Hundreds of people have rallied in Myanmar’s main city, Yangon, to protest against this week’s military coup.
“Military dictator, fail, fail; Democracy, win, win,” chanted the crowd, the largest protest seen since the military took over.
They called for release of the elected leader Aung San Suu Kyi and others detained by the army.
The protest came despite the military’s efforts to stop people mobilising by shutting down social media.
On Friday evening, Telenor, one of the country’s main internet providers, confirmed it had been ordered to deny access to the two sites “until further notice”.
The coup leaders blocked Facebook on Thursday for the sake of “stability”.
And on Saturday, unconfirmed reports emerged of a total internet shutdown.
Aung San Suu Kyi is under house arrest, according to her lawyer. Police documents show she is accused of illegally importing and using communications equipment – walkie-talkies – at her home in Nay Pyi Taw.
Why has social media been blocked?
Many Burmese had watched the 1 February coup unfold in real time on Facebook, which is the country’s primary source of information and news. But three days later, internet providers were ordered to block the platform for stability reasons.
Following the ban, thousands of users were active on Twitter and Instagram using hashtags to express their opposition to the takeover. By 22:00 local time (15:30 GMT) on Friday access to those platforms had also been denied.
There was no official word from the coup leaders but the AFP news agency said it had seen an unverified ministry document that said the two social media sites were being used to “cause misunderstanding among the public”.
Norwegian telecoms provider Telenor expressed “grave concern” at the move and said it had “challenged the necessity and proportionality of the directive… and highlighted the directive’s contradiction with international human rights law”.
A spokeswoman for Twitter said it had undermined “the public conversation and the rights of people to make their voices heard”, Reuters reports.
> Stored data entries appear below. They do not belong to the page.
template <bool POSE, bool RAWF = false>
__global__ __launch_bounds__(BND_THREADS, 4) void k_bound(RunParams rp, const PairState *__restrict__ st, const double *__restrict__ pts,
                                                          const Model *__restrict__ models, const uint32_t *__restrict__ tags_in,
                                                          const int32_t *__restrict__ cnt_in, const int32_t *__restrict__ plan,
                                                          uint32_t *__restrict__ tags_out,
                                                          int32_t *__restrict__ cnt_out, unsigned long long *__restrict__ stats,
                                                          double *__restrict__ dbg_lb = nullptr ,
                                                          int32_t *__restrict__ dbg_cnt_ub = nullptr) {
    __shared__ float4 s_rec[BND_TILE];
    struct Open { uint32_t tag; int32_t sane; float Ef[9], eC, eD, thr_dn, c0, c1; double lb; };
    __shared__ Open s_open[BND_THREADS];
    __shared__ int s_wave_open[BND_THREADS / 64];
    const int total = plan[rp.batch];
    const int w = blockIdx.x;
    if (w >= total) return;
    const int pair = plan_find(plan, rp.batch, w);
    const int blk = w - plan[pair];
    const PairState &ps = st[pair];
    const int n = ps.n, cnt = cnt_in[pair];
    const int tid = threadIdx.x, lane = tid & 63, wave = tid >> 6;
    const int i = blk * BND_THREADS + tid;
    bool open = i < cnt;
    const size_t slot_base = (size_t)pair * rp.slot_stride;
    const double thr = ps.sq_thr;
    uint32_t tag = 0;
    float Ef[9], eC = 0.f, eD = 1.f, thr_dn = 0.f;
    bool sane = false;
#pragma unroll
    for (int q = 0; q < 9; ++q) Ef[q] = 0.f;
    if (open) {
        tag = tags_in[slot_base + i];
        const Model m = models[slot_base + (tag & 0xFFFFFFu)];
        double E[9];
        model_matrix<POSE, RAWF>(m, E);
        sane = bound_setup32(E, ps.box, thr, Ef, eC, eD, thr_dn);
    }
    double total_lb = 0.0;
    f32x2 cnt2 = {0.f, 0.f};
    const float thr_cnt = (float)(thr * (1.0 + 1e-5)) * (1.0f + 1e-6f);
    const float BIG = 1.2089258e24f;
    const f32x2 nbig = {-BIG, -BIG}, kcnt = {thr_cnt * BIG, thr_cnt * BIG};
    const long long rec_cnt = (long long)ps.best_min_cnt;
    const double rec_score = ps.best_min_score < DBL_MAX ? ps.best_min_score * (1.0 + 1e-12) : DBL_MAX;
    float4 *s_pair = s_rec;
    const double *gp = pts + (size_t)pair * rp.n_max * PT_STRIDE;
    for (int t0 = 0; t0 < n; t0 += BND_TILE) {
        const int npts = min(BND_TILE, n - t0);
        __syncthreads();
        for (int j = tid; j < npts; j += BND_THREADS) {
            const double2 *src = reinterpret_cast<const double2 *>(gp + (size_t)(t0 + j) * PT_STRIDE);
            const double2 p0 = src[0], p1 = src[1];
            store_rec32(s_pair, j, p0.x, p0.y, p1.x, p1.y);
        }
        __syncthreads();
        if (__ballot(open)) {
            f32x2 Ev[9];
#pragma unroll
            for (int q = 0; q < 9; ++q) Ev[q] = (f32x2){Ef[q], Ef[q]};
            const f32x2 eDv = {eD, eD};
            const int npairs = npts >> 1;
            for (int j0 = 0; j0 < npairs; j0 += 32) {
                const int je = min(32, npairs - j0);
                f32x2 part = {0.f, 0.f};
#pragma unroll 2
                for (int j = 0; j < je; ++j) {
                    const float4 ab = s_pair[2 * (j0 + j)], cd = s_pair[2 * (j0 + j) + 1];
                    const f32x2 a = {ab.x, ab.y}, b = {ab.z, ab.w}, c = {cd.x, cd.y}, d = {cd.z, cd.w};
                    const f32x2 e0 = __builtin_elementwise_fma(Ev[0], a, __builtin_elementwise_fma(Ev[1], b, Ev[2]));
                    const f32x2 e1 = __builtin_elementwise_fma(Ev[3], a, __builtin_elementwise_fma(Ev[4], b, Ev[5]));
                    const f32x2 e2 = __builtin_elementwise_fma(Ev[6], a, __builtin_elementwise_fma(Ev[7], b, Ev[8]));
                    const f32x2 g0 = __builtin_elementwise_fma(Ev[0], c, __builtin_elementwise_fma(Ev[3], d, Ev[6]));
                    const f32x2 g1 = __builtin_elementwise_fma(Ev[1], c, __builtin_elementwise_fma(Ev[4], d, Ev[7]));
                    const f32x2 C = __builtin_elementwise_fma(c, e0, __builtin_elementwise_fma(d, e1, e2));
                    const f32x2 den = __builtin_elementwise_fma(e0, e0, __builtin_elementwise_fma(e1, e1, __builtin_elementwise_fma(g0, g0, __builtin_elementwise_fma(g1, g1, eDv))));
                    const f32x2 t = {fmaxf(fabsf(C.x) - eC, 0.0f), fmaxf(fabsf(C.y) - eC, 0.0f)};
                    const f32x2 rc = {__builtin_amdgcn_rcpf(den.x), __builtin_amdgcn_rcpf(den.y)};
                    const f32x2 q = (t * t) * rc;
                    const f32x2 term = {__builtin_fminf(q.x, thr_dn), __builtin_fminf(q.y, thr_dn)};
                    part += term;
                    f32x2 o;
                    asm("v_pk_fma_f32 %0, %1, %2, %3 clamp" : "=v"(o) : "v"(q), "v"(nbig), "v"(kcnt));
                    cnt2 += o;
                }
                total_lb += (double)part.x + (double)part.y;
            }
            if (npts & 1) {
                const float *fl = reinterpret_cast<const float *>(s_pair) + (npts >> 1) * 8;
                const float q = bound_r2_32(Ef, eC, eD, fl[0], fl[2], fl[4], fl[6]);
                total_lb += (double)__builtin_fminf(q, thr_dn);
                cnt2.x += (q < thr_cnt) ? 1.0f : 0.0f;
            }
        }
        const int seen = t0 + npts;
        if (open && sane) {
            const long long cnt_ub = (long long)(cnt2.x + cnt2.y) + 1 + (long long)(n - seen);
            if (cnt_ub <= rec_cnt && total_lb * (1.0 - BOUND_SLACK) >= rec_score) open = false;
        }
        if (seen >= n) break;
        const unsigned long long ob = __ballot(open);
        if (lane == 0) s_wave_open[wave] = __popcll(ob);
        __syncthreads();
        int tot = 0, before = 0, waves_used = 0;
#pragma unroll
        for (int v = 0; v < BND_THREADS / 64; ++v) { const int c = s_wave_open[v]; if (v < wave) before += c; tot += c; waves_used += c > 0; }
        if (tot == 0) break;
        if ((tot + 63) / 64 < waves_used) {
            if (open) {
                Open &o = s_open[before + __popcll(ob & ((1ull << lane) - 1ull))];
                o.tag = tag; o.sane = sane; o.eC = eC; o.eD = eD; o.thr_dn = thr_dn; o.c0 = cnt2.x; o.c1 = cnt2.y; o.lb = total_lb;
#pragma unroll
                for (int q = 0; q < 9; ++q) o.Ef[q] = Ef[q];
            }
            __syncthreads();
            open = tid < tot;
            if (open) {
                const Open &o = s_open[tid];
                tag = o.tag; sane = o.sane != 0; eC = o.eC; eD = o.eD; thr_dn = o.thr_dn; cnt2.x = o.c0; cnt2.y = o.c1; total_lb = o.lb;
#pragma unroll
                for (int q = 0; q < 9; ++q) Ef[q] = o.Ef[q];
            }
        }
    }
    const bool surv = open;
    if (dbg_lb && surv) {
        dbg_lb[tag & 0xFFFFFFu] = sane ? total_lb * (1.0 - BOUND_SLACK) : 0.0;
        dbg_cnt_ub[tag & 0xFFFFFFu] = sane ? (int32_t)min((long long)n, (long long)(cnt2.x + cnt2.y) + 1) : n;
    }
    const unsigned long long ball = __ballot(surv);
    if (ball) {
        int base = 0;
        const int first = __ffsll((long long)ball) - 1;
        if (lane == first) base = atomicAdd(&cnt_out[pair], __popcll(ball));
        base = __shfl(base, first, 64);
        if (surv) tags_out[slot_base + base + __popcll(ball & ((1ull << lane) - 1ull))] = tag;
    }
    if (stats && tid == 0 && blk == 0) atomicAdd(stats, (unsigned long long)cnt * (unsigned long long)n);
}
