## Use inline-asm v_mad_u64_u32 chains for Montgomery field mul, sqr and dot2

Adds column-wise Montgomery multiply, square, dot2 and a fused square-plus-product built from hand-written v_mad_u64_u32 accumulate chains in inline assembly, with the modulus limbs passed as scalar operands. The curve formulas, sqrt, the MSM finalisation and the scalar VM multiply now use these paths, and madd/add switch their rr*rr dot2 to the fused square form. The aim is to keep one 64-bit accumulator flowing through fused multiply-adds instead of letting the compiler emit separate multiply and add-with-carry sequences. The bucket-merge loop keeps the old path, and the decompress LDS buffer is enlarged, which may reduce occupancy. Inline asm limits compiler scheduling and register allocation and depends on every needed MadRun specialisation being present.

```diff
diff --git a/halo2_verifier_amd/csrc/bn254.hip.h b/halo2_verifier_amd/csrc/bn254.hip.h
--- a/halo2_verifier_amd/csrc/bn254.hip.h
+++ b/halo2_verifier_amd/csrc/bn254.hip.h
@@ -1,6 +1,8 @@
 #pragma once
 #include <hip/hip_runtime.h>
 #include <stdint.h>
+#include <utility>
+#include "field_chain.hip.h"
 
 #define H2V_HD __host__ __device__ inline
 #define H2V_FN __host__ __device__ inline __attribute__((noinline))
@@ -390,8 +392,121 @@
         r.v[8] = (uint32_t)acc;
         return r;
     }
-    H2V_FN static Fp mul(Fp a, Fp b) { return mul_inl(a, b); }
-    H2V_FN static Fp sqr_fn(Fp a) { return a.sqr_inl(); }
+#if defined(__HIP_DEVICE_COMPILE__)
+    template <int K, int NV> __device__ __forceinline__ static void chain_col(uint64_t& acc, uint32_t (&m)[9], Fp& r, const uint32_t* x, const uint32_t* y) {
+        constexpr int lo = K < 9 ? 0 : K - 8, ns = K < 9 ? K : 17 - K;
+        if constexpr (K == 0) {
+            acc = 0;
+#pragma unroll
+            for (int i = 0; i < NV; ++i) acc += (uint64_t)x[i] * y[i];
+        } else {
+            uint32_t mm[ns], q[ns];
+#pragma unroll
+            for (int j = 0; j < ns; ++j) { mm[j] = m[lo + j]; q[j] = PR::P29(K - lo - j); }
+            MadRun<NV, ns>::run(acc, x, y, mm, q);
+        }
+        if constexpr (K < 9) {
+            m[K] = ((uint32_t)acc * PR::INV29) & H2V_LIMB_MASK;
+            acc += (uint64_t)m[K] * PR::P29(0);
+        } else r.v[K - 9] = (uint32_t)acc & H2V_LIMB_MASK;
+        acc >>= 29;
+    }
+    template <int K> __device__ __forceinline__ static void mul_col(uint64_t& acc, uint32_t (&m)[9], Fp& r, const Fp& a, const Fp& b) {
+        constexpr int lo = K < 9 ? 0 : K - 8, n = K < 9 ? K + 1 : 17 - K;
+        uint32_t x[n], y[n];
+#pragma unroll
+        for (int j = 0; j < n; ++j) { x[j] = a.v[lo + j]; y[j] = b.v[K - lo - j]; }
+        chain_col<K, n>(acc, m, r, x, y);
+    }
+    template <int K> __device__ __forceinline__ static void dot2_col(uint64_t& acc, uint32_t (&m)[9], Fp& r, const Fp& a0, const Fp& b0, const Fp& a1, const Fp& b1) {
+        constexpr int lo = K < 9 ? 0 : K - 8, n = K < 9 ? K + 1 : 17 - K;
+        uint32_t x[2 * n], y[2 * n];
+#pragma unroll
+        for (int j = 0; j < n; ++j) { x[2 * j] = a0.v[lo + j]; y[2 * j] = b0.v[K - lo - j]; x[2 * j + 1] = a1.v[lo + j]; y[2 * j + 1] = b1.v[K - lo - j]; }
+        chain_col<K, 2 * n>(acc, m, r, x, y);
+    }
+    template <int K> __device__ __forceinline__ static void sqr_col(uint64_t& acc, uint32_t (&m)[9], Fp& r, const uint32_t (&d)[9], const Fp& a) {
+        constexpr int lo = K < 9 ? 0 : K - 8, off = (K + 1) / 2 - lo, n = off + (K % 2 == 0 ? 1 : 0);
+        uint32_t x[n], y[n];
+#pragma unroll
+        for (int j = 0; j < off; ++j) { x[j] = d[lo + j]; y[j] = a.v[K - lo - j]; }
+        if constexpr (K % 2 == 0) { x[off] = a.v[K / 2]; y[off] = a.v[K / 2]; }
+        chain_col<K, n>(acc, m, r, x, y);
+    }
+    template <int K> __device__ __forceinline__ static void sqdot_col(uint64_t& acc, uint32_t (&m)[9], Fp& r, const uint32_t (&d)[9], const Fp& a, const Fp& a1, const Fp& b1) {
+        constexpr int lo = K < 9 ? 0 : K - 8, off = (K + 1) / 2 - lo, nsq = off + (K % 2 == 0 ? 1 : 0), n = K < 9 ? K + 1 : 17 - K;
+        uint32_t x[nsq + n], y[nsq + n];
+#pragma unroll
+        for (int j = 0; j < off; ++j) { x[j] = d[lo + j]; y[j] = a.v[K - lo - j]; }
+        if constexpr (K % 2 == 0) { x[off] = a.v[K / 2]; y[off] = a.v[K / 2]; }
+#pragma unroll
+        for (int j = 0; j < n; ++j) { x[nsq + j] = a1.v[lo + j]; y[nsq + j] = b1.v[K - lo - j]; }
+        chain_col<K, nsq + n>(acc, m, r, x, y);
+    }
+    template <int... K> __device__ __forceinline__ static Fp mul_cols(const Fp& a, const Fp& b, std::integer_sequence<int, K...>) {
+        uint64_t acc; uint32_t m[9]; Fp r;
+        (mul_col<K>(acc, m, r, a, b), ...);
+        r.v[8] = (uint32_t)acc;
+        return r;
+    }
+    template <int... K> __device__ __forceinline__ static Fp dot2_cols(const Fp& a0, const Fp& b0, const Fp& a1, const Fp& b1, std::integer_sequence<int, K...>) {
+        uint64_t acc; uint32_t m[9]; Fp r;
+        (dot2_col<K>(acc, m, r, a0, b0, a1, b1), ...);
+        r.v[8] = (uint32_t)acc;
+        return r;
+    }
+    template <int... K> __device__ __forceinline__ static Fp sqr_cols(const Fp& a, std::integer_sequence<int, K...>) {
+        uint64_t acc; uint32_t m[9], d[9]; Fp r;
+#pragma unroll
+        for (int i = 0; i < 9; ++i) d[i] = a.v[i] << 1;
+        (sqr_col<K>(acc, m, r, d, a), ...);
+        r.v[8] = (uint32_t)acc;
+        return r;
+    }
+    template <int... K> __device__ __forceinline__ static Fp sqdot_cols(const Fp& a, const Fp& a1, const Fp& b1, std::integer_sequence<int, K...>) {
+        uint64_t acc; uint32_t m[9], d[9]; Fp r;
+#pragma unroll
+        for (int i = 0; i < 9; ++i) d[i] = a.v[i] << 1;
+        (sqdot_col<K>(acc, m, r, d, a, a1, b1), ...);
+        r.v[8] = (uint32_t)acc;
+        return r;
+    }
+#endif
+    __host__ __device__ __forceinline__ static Fp mul_chain(const Fp& a, const Fp& b) {
+#if defined(__HIP_DEVICE_COMPILE__)
+        return mul_cols(a, b, std::make_integer_sequence<int, 17>());
+#else
+        return mul_inl(a, b);
+#endif
+    }
+    __host__ __device__ __forceinline__ static Fp dot2_chain(const Fp& a0, const Fp& b0, const Fp& a1, const Fp& b1) {
+#if defined(__HIP_DEVICE_COMPILE__)
+        return dot2_cols(a0, b0, a1, b1, std::make_integer_sequence<int, 17>());
+#else
+        return dot2_inl(a0, b0, a1, b1);
+#endif
+    }
+    __host__ __device__ __forceinline__ Fp sqr_chain() const {
+#if defined(__HIP_DEVICE_COMPILE__)
+        return sqr_cols(*this, std::make_integer_sequence<int, 17>());
+#else
+        return sqr_inl();
+#endif
+    }
+    __host__ __device__ __forceinline__ static Fp sqdot_inl(const Fp& a, const Fp& a1, const Fp& b1) { return dot2_inl(a, a, a1, b1); }
+    __host__ __device__ __forceinline__ static Fp sqdot_chain(const Fp& a, const Fp& a1, const Fp& b1) {
+#if defined(__HIP_DEVICE_COMPILE__)
+        return sqdot_cols(a, a1, b1, std::make_integer_sequence<int, 17>());
+#else
+        return sqdot_inl(a, a1, b1);
+#endif
+    }
+    template <bool CHAIN> __host__ __device__ __forceinline__ static Fp mul_as(const Fp& a, const Fp& b) { if constexpr (CHAIN) return mul_chain(a, b); else return mul_inl(a, b); }
+    template <bool CHAIN> __host__ __device__ __forceinline__ static Fp dot2_as(const Fp& a0, const Fp& b0, const Fp& a1, const Fp& b1) { if constexpr (CHAIN) return dot2_chain(a0, b0, a1, b1); else return dot2_inl(a0, b0, a1, b1); }
+    template <bool CHAIN> __host__ __device__ __forceinline__ static Fp sqdot_as(const Fp& a, const Fp& a1, const Fp& b1) { if constexpr (CHAIN) return sqdot_chain(a, a1, b1); else return sqdot_inl(a, a1, b1); }
+    template <bool CHAIN> __host__ __device__ __forceinline__ Fp sqr_as() const { if constexpr (CHAIN) return sqr_chain(); else return sqr_inl(); }
+    H2V_FN static Fp mul(Fp a, Fp b) { return mul_chain(a, b); }
+    H2V_FN static Fp sqr_fn(Fp a) { return a.sqr_chain(); }
     H2V_HD Fp operator*(const Fp& b) const { return mul(*this, b); }
     H2V_HD Fp sqr() const { return sqr_fn(*this); }
 
diff --git a/halo2_verifier_amd/csrc/curve.hip.h b/halo2_verifier_amd/csrc/curve.hip.h
--- a/halo2_verifier_amd/csrc/curve.hip.h
+++ b/halo2_verifier_amd/csrc/curve.hip.h
@@ -29,13 +29,15 @@
 };
 
 H2V_FN G1J g1_dbl(const G1J& p);
-#define H2V_M(a, b) Fq::mul_inl((a), (b))
-#define H2V_S(a) (a).sqr_inl()
+#define H2V_M(a, b) Fq::template mul_as<CHAIN>((a), (b))
+#define H2V_S(a) (a).template sqr_as<CHAIN>()
+#define H2V_D(...) Fq::template dot2_as<CHAIN>(__VA_ARGS__)
+#define H2V_SD(...) Fq::template sqdot_as<CHAIN>(__VA_ARGS__)
 __host__ __device__ __forceinline__ Fq g1_minus_eight() {
     const Fq k = {{0x1d9096cdu, 0x022be75eu, 0x12c66350u, 0x1e1f47a4u, 0x0b760e9fu, 0x1e7fbbcfu, 0x134a4383u, 0x01be3557u, 0x0022eb3au}};
     return k;
 }
-__host__ __device__ __forceinline__ G1J g1_dbl_inl(const G1J& p) {
+template <bool CHAIN = true> __host__ __device__ __forceinline__ G1J g1_dbl_inl(const G1J& p) {
     if (p.is_identity()) return p;
     const Fq A = H2V_S(p.X), B = H2V_S(p.Y), XB = H2V_M(p.X, B), C = H2V_S(B);
     const Fq E = Fq::lazy_add2(A, A), F = H2V_S(E), D = Fq::lazy_dbl(Fq::lazy_dbl(XB));
@@ -44,12 +46,12 @@
     for (int l = 0; l < 9; ++l) acc[l] = (int64_t)F.v[l] + (int64_t)Fq::KP29(9, l) - 2 * (int64_t)D.v[l];
     G1J r;
     r.X = Fq::from_wide(acc);
-    r.Y = Fq::dot2_inl(E, Fq::lazy_sub(D, r.X), C, g1_minus_eight());
+    r.Y = H2V_D(E, Fq::lazy_sub(D, r.X), C, g1_minus_eight());
     r.Z = H2V_M(Fq::lazy_dbl(p.Y), p.Z);
     return r;
 }
 
-__host__ __device__ __forceinline__ bool g1_madd_fast(G1J& acc, const G1A& q) {
+template <bool CHAIN = true> __host__ __device__ __forceinline__ bool g1_madd_fast(G1J& acc, const G1A& q) {
     if (q.is_identity()) return true;
     if (acc.is_identity()) { acc.X = q.x; acc.Y = q.y; acc.Z = Fq::one(); return true; }
     const Fq Z1Z1 = H2V_S(acc.Z);
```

Facebook, which owns Instagram, called on the Myanmar authorities to “restore connectivity so that people… can communicate with family and friends and access important information”.
How are Burmese reacting to the coup?
Myanmar, which is also known as Burma, has remained mostly calm in the aftermath of the coup.
But there have been a number of demonstrations in different parts of the country, with residents in some cities conducting nightly protests from their homes, banging pots and pans and singing revolutionary songs. There have also been daytime flash mobs.
At Friday’s demonstration in Yangon, hundreds of teachers and students displayed the three-finger salute – a sign that has been adopted by protesters in the region to show their opposition to authoritarian rule. “We will not let our generation suffer under this kind of military dictatorship,” student Min Sithu told AFP.
The BBC’s Nyein Chan in Yangon says the Burmese know very well the violent crackdowns the military is capable of, so for now there are no widespread street protests. But now people have had time to digest what is happening, they are finding different ways to fight back and get their voices heard.
Why did the coup take place?
The coup took place as a new session of parliament was set to open.
It followed November’s landslide election win by the NLD – which the military claimed was fraudulent, though the country’s election commission said there was no evidence to back up those allegations.
The military has declared a year-long state of emergency and power has been handed over to Commander-in-chief Min Aung Hlaing.
The move has been met with global outrage. On Thursday, US President Joe Biden called on the military to “relinquish power” and release detained officials and activists. The US had already threatened severe sanctions on Myanmar.
However, the military is seemingly undeterred, continuing down its path of consolidating power and appointing new ministers, says the BBC’s South East Asia correspondent Jonathan Head.
The UN Security Council also called on the military authorities in Myanmar to release Ms Suu Kyi and other detained leaders – but stopped short of condemning the coup. In doing so, it has brought China and Russia behind a call for her release, in what our correspondent has described as a rare show of international unity.
Myanmar at a glance
Myanmar is a country of 54 million people in South East Asia which shares borders with Bangladesh, India, China, Thailand and Laos.
It was ruled by an oppressive military government from 1962 to 2011, leading to international condemnation and sanctions.
Aung San Suu Kyi spent years campaigning for democratic reforms. A gradual liberalisation began in 2010, though the military still retained considerable influence.
A government led by Ms Suu Kyi came to power after free elections in 2015. But a deadly military crackdown two years later on Rohingya Muslims sent hundreds of thousands fleeing to Bangladesh.
It triggered a rift between Ms Suu Kyi and the international community after she refused to condemn the crackdown or describe it as ethnic cleansing.
She has remained popular at home and her party won again by a landslide in the November 2020 election. But the military have now stepped in to take control once more.